Since 2017, the General Administration of Sports of China has been selecting athletes from summer sports teams, and has trained over 2,000 domestic technical officials as well as a large number of ice and ski technicians.

Meanwhile, the sports and education departments have been promoting winter sports in schools. Thousands of schools in hundreds of cities now run winter sports courses including ice hockey, and have established winter sports student teams.

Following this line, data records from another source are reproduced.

__global__ void in_stats_finalize_kernel(const float* pws, int nblk, int NC, long V, float eps, float* mean, float* rstd) {
    __shared__ double red[2 * 256];
    const int ii = threadIdx.x % FEB, sl = threadIdx.x / FEB;
    const int i = blockIdx.x * FEB + ii;
    double t[2] = {0, 0};
    if (i < NC) {
        t[0] = slice_sum<FSL>(pws + i, NC, nblk, sl);
        t[1] = slice_sum<FSL>(pws + (long)nblk * NC + i, NC, nblk, sl);
    }
    reduce_slices<FSL, 2>(t, red);
    if (i >= NC || sl != 0) return;
    const double m = t[0] / (double)V;
    double var = t[1] / (double)V - m * m;
    if (var < 0) var = 0;
    mean[i] = (float)m;
    rstd[i] = (float)(1.0 / sqrt(var + (double)eps));
}

__global__ __launch_bounds__(NT) void in_lrelu_fwd_kernel(const half_t* __restrict__ y, half_t* __restrict__ z, int ld_z,
                                                          long V, int C, const float* __restrict__ mean,
                                                          const float* __restrict__ rstd, const float* __restrict__ gamma,
                                                          const float* __restrict__ beta, float slope, int nt) {
    const RowMap rm = row_map(C);
    if (!rm.active) return;
    const int n = blockIdx.y;
    float sc[8], sh[8];
#pragma unroll
    for (int e = 0; e < 8; ++e) {
        const int c = rm.c8 * 8 + e;
        sc[e] = gamma[c] * rstd[n * C + c];
        sh[e] = beta[c] - mean[n * C + c] * sc[e];
    }
    const half_t* yn = y + (long)n * V * C;
    half_t* zn = z + (long)n * V * ld_z;
    auto apply = [&](const half8& x) {
        half8 o;
#pragma unroll
        for (int e = 0; e < 8; ++e) {
            const float t = (float)x[e] * sc[e] + sh[e];
            o[e] = (half_t)(t > 0.f ? t : t * slope);
        }
        return o;
    };
    const long end = vrange_end(V, rm), step = rm.VPB;
    long v = vrange_begin(V, rm) + rm.vl;
    const half_t* yp = yn + rm.c8 * 8;
    half_t* zp = zn + rm.c8 * 8;
    for (; v + (UNR - 1) * step < end; v += UNR * step) {
        half8 x[UNR];
#pragma unroll
// ... 41 lines not shown
            const float zf = (float)o[e];
#pragma unroll
            for (int k = 0; k < KB; ++k) pk[k] += zf * w[k][e];
        }
        if (z) *reinterpret_cast<half8*>(zp + v * ld_z) = o;
        for (int m = 1; m < rm.C8; m <<= 1) {
#pragma unroll
            for (int k = 0; k < KB; ++k) pk[k] += __shfl_xor(pk[k], m, 64);
        }
        if (rm.c8 == 0) {
#pragma unroll
            for (int k = 0; k < KB; ++k)
                if (KT > 0 || k < K) {
                    if (stage) stage[k * (UNR * 64)] = pk[k];
                    else ln[(long)k * V + v] = pk[k];
                }
        }
    };
    long v = vrange_begin(V, rm) + rm.vl;
    if constexpr (STAGED) {
        const long run = (long)UNR * step;
        long base = vrange_begin(V, rm);
        int it = 0;
        for (; base + run <= end; base += run, ++it) {
            float* buf = lg + (it & 1) * (SEG_KMAX * UNR * 64);
            half8 x[UNR];
#pragma unroll
            for (int u = 0; u < UNR; ++u) x[u] = *reinterpret_cast<const half8*>(yp + (base + rm.vl + u * step) * C);
#pragma unroll
            for (int u = 0; u < UNR; ++u) one(x[u], base + rm.vl + u * step, buf + u * step + rm.vl);
            __syncthreads();
            const int q4 = (int)(run >> 2);
            for (int t = threadIdx.x; t < K * q4; t += NT) {
                const int k = t / q4, j = t - k * q4;
                *reinterpret_cast<floatx4*>(ln + (long)k * V + base + 4 * j) = *reinterpret_cast<const floatx4*>(buf + k * (UNR * 64) + 4 * j);
            }
        }
        v = base + rm.vl;
    } else {
        for (; v + (UNR - 1) * step < end; v += UNR * step) {
            half8 x[UNR];
#pragma unroll
            for (int u = 0; u < UNR; ++u) x[u] = *reinterpret_cast<const half8*>(yp + (v + u * step) * C);
#pragma unroll
            for (int u = 0; u < UNR; ++u) one(x[u], v + u * step, nullptr);
        }
    }
    for (; v < end; v += step) one(*reinterpret_cast<const half8*>(yp + v * C), v, nullptr);
}
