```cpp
inline int cdiv(int a, int b) { return (a + b - 1) / b; }
struct TileCfg { int bm, bn, threads; };
constexpr TileCfg kTiles[] = {{0, 0, 0}, {128, 128, 256}, {128, 64, 256}, {64, 128, 256}, {64, 64, 128}, {32, 64, 64},
                                 {256, 64, 256},
                                 {256, 128, 512},
                                 {128, 256, 512},
                                 {256, 256, 512},
                                 {256, 320, 512},
                                 {256, 128, 512},
                                 {0, 0, 0}, {0, 0, 0}, {0, 0, 0}, {0, 0, 0},
                                 {0, 0, 0},
                                 {256, 320, 512},
                                 {192, 128, 512}};
constexpr int kNumTiles = 11;
inline bool deep_tile(int tile) { return tile == 18; }

template <typename KernT> inline int launch_kernel(KernT kern, std::atomic<uint64_t>& attr_done, int smem, int blocks, int threads,
                                                   const IgemmParams& p, hipStream_t s) {
    if (int rc0 = ensure_dyn_smem(reinterpret_cast<const void*>(kern), smem, attr_done)) return rc0;
    hipLaunchKernelGGL(kern, dim3(blocks), dim3(threads), smem, s, p);
    return check_launch();
}

inline int halo_rows_for(int w_in) { return (256 + 2 * (w_in + 1) + 7) / 8 * 8; }
inline int halo_smem(int w_in) { return 2 * halo_rows_for(w_in) * 128 + 3 * 128 * 128 + 128 + 1024; }
inline int halow_smem(int w_in) { return 2 * halo_rows_for(w_in) * 128 + 2 * 320 * 128 + 128 + 1024; }

inline int require_bl(const IgemmParams& p, int tile, int act_dtype) {
    if (act_dtype != MVLDM_F32 && p.use_bl) return MVLDM_OK;
    return set_error(MVLDM_ERR_ARG, "igemm: tile %d needs the 16-bit block-major path", tile);
}
template <typename F> inline int dispatch_16bit(int dtype, F&& f) { return dtype == MVLDM_BF16 ? f(bf16_t{}) : f(f16_t{}); }

int igemm_launch_small(const IgemmParams& p, int tile, int act_dtype, hipStream_t s);
int igemm_launch_large(const IgemmParams& p, int tile, int act_dtype, hipStream_t s);
int igemm_launch_xl(const IgemmParams& p, int tile, int act_dtype, hipStream_t s);
int igemm_launch_halo(const IgemmParams& p, int tile, int act_dtype, hipStream_t s);

}
```

mv_ldm_amd/csrc/igemm_large.hip:

```cpp
#include "igemm_bl.h"

namespace mvldm {

int igemm_launch_large(const IgemmParams& p, int tile, int act_dtype, hipStream_t s) {
    if (int rc = require_bl(p, tile, act_dtype)) return rc;
    return dispatch_16bit(act_dtype, [&](auto t) {
        using T = decltype(t);
        switch (tile) {
            case 6: return launch_bl_any<T, 256, 64, 4, 1>(p, s);
            case 7: return launch_bl_any<T, 256, 128, 4, 2>(p, s);
            case 8: return launch_bl_any<T, 128, 256, 2, 4>(p, s);
            default: return set_error(MVLDM_ERR_ARG, "igemm: bad tile %d", tile);
        }
    });
}

}
```
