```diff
@@ -500,31 +583,17 @@
     const size_t room = std::max((size_t)total + total / 4, (size_t)F + F / 2) + 64;
     NW_CHECK(nw_alloc(h, &h->boxes, room)); NW_CHECK(nw_alloc(h, &h->parent_g, room)); NW_CHECK(nw_alloc(h, &h->kids, room));
     NW_CHECK(nw_alloc(h, &h->leaf_of_slot, (size_t)F));
-    NW_CHECK(nw_alloc(h, &h->node_f, (size_t)NW_NMOM * room));
-    int *flag = idx, *id_cur = order, *id_prev = (int *)keys, *start_cur = (int *)keys2, *start_prev = (int *)cells;
-    for (int k = 0; k <= kL; ++k) {
-        k_level_flags<<<nw_grid(F, B), B, 0, s>>>(h->fkeys, F, 30 - 3 * k, flag);
-        NW_LAUNCH_CHECK();
-        NW_CHECK(scan_inclusive(h, flag, id_cur, F));
-        k_level_tables<<<nw_grid(F, B), B, 0, s>>>(h->fkeys, F, k - 1, k ? tl.off[k - 1] : 0, id_prev, start_prev, tl.off[k], id_cur,
-                                                   start_cur, h->parent_g, h->kids, h->boxes, h->leaf_of_slot);
-        NW_LAUNCH_CHECK();
-        std::swap(id_cur, id_prev);
-        std::swap(start_cur, start_prev);
-    }
-    k_level_tables<<<nw_grid(F, B), B, 0, s>>>(h->fkeys, F, kL, tl.off[kL], id_prev, start_prev, 0, nullptr, nullptr, h->parent_g,
-                                               h->kids, h->boxes, h->leaf_of_slot);
+    NW_CHECK(nw_alloc(h, &h->node_f, room));
+    k_level_first<<<nblk, NW_LEVEL_B, 0, s>>>(h->fkeys, F, tl, prefix, h->kids);
+    NW_LAUNCH_CHECK();
+    k_level_tables<<<nblk, NW_LEVEL_B, 0, s>>>(h->fkeys, F, tl, prefix, h->parent_g, h->kids, h->boxes, h->leaf_of_slot);
     NW_LAUNCH_CHECK();
     launch_refit_centroids(h);
     NW_LAUNCH_CHECK();
-    NW_CUDA(cudaMemsetAsync(h->node_f, 0, sizeof(float) * NW_NMOM * total, s));
+    NW_CUDA(cudaMemsetAsync(h->node_f, 0, sizeof(float4) * total, s));
     k_leaf_normals<<<nw_grid(F, B), B, 0, s>>>(h->sfaces, h->posq, F, h->leaf_of_slot, tl.off[kL], h->node_f);
     NW_LAUNCH_CHECK();
-    for (int k = kL - 1; k >= 0; --k) {
-        k_up_normals<<<nw_grid(tl.count[k], B), B, 0, s>>>(h->node_f, h->kids, tl.off[k], tl.count[k]);
-        NW_LAUNCH_CHECK();
-    }
-    k_node_frames<<<nw_grid(total, B), B, 0, s>>>(h->boxes, h->node_f, 0, total);
+    k_node_frames<<<nw_grid(tl.count[kL], B), B, 0, s>>>(tl.off[kL], tl.count[kL], h->parent_g, h->kids, h->node_f, h->boxes);
     NW_LAUNCH_CHECK();
     NW_CHECK(extents_pass(h));
     return NW_OK;
```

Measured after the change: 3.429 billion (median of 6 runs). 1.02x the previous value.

Zhang Qiangqiang, 5, has been taking a skiing class for the last two years. He can now ski on professional slopes. “I want to ski as well as Bing Dwen Dwen,” he said. Bing Dwen Dwen, a panda wearing a full-body shell of ice, is the mascot of the 2022 Winter Olympics. "Before Beijing’s successful bid, ice and snow sports were a niche sport with few professionals. It's now easier for people to find jobs in this field, and the kids are getting into it,” said Wang Chunlu, dean of the China Ice Hockey Academy of Beijing Sport University.

The popularity of winter sports is now on the up. In Beijing, citizens skate or drive ice vehicles on Kunming Lake. In Inner Mongolia, various public winter sports games including skating, skiing and snow football are being held. Even in warm southern cities such as Guangzhou, ice and snow festivals are in full swing. In Northwest China's Xinjiang Uyghur autonomous region, the Altay prefecture attracts numerous winter sports enthusiasts and tourists each winter. The sports here vary from ice fishing to cross-country skiing. People can also ski on ancient fur skis, made of pinewood and horsehide, which the area’s inhabitants have used as a means of getting around for literally thousands of years.

By October 2021, for every four people living in China, one was taking part in snow and ice sports, with the National Bureau of Statistics chalking up an official participation rate of 24%. The Olympics venues are all slated to serve citizens after the Games. For example, ice and snow venues will be open to the public for free or at a low cost. Cultural and leisure activities will also be held in these venues, according to a spokesman from the General Administration of Sports of China.

“The Winter Olympics have thrust winter sports into the limelight. But, if the ice and snow industry are going to develop sustainably, we need public participation,” said Wang Xueli, director of Tsinghua University’s Center for the Development of the Sports Industry.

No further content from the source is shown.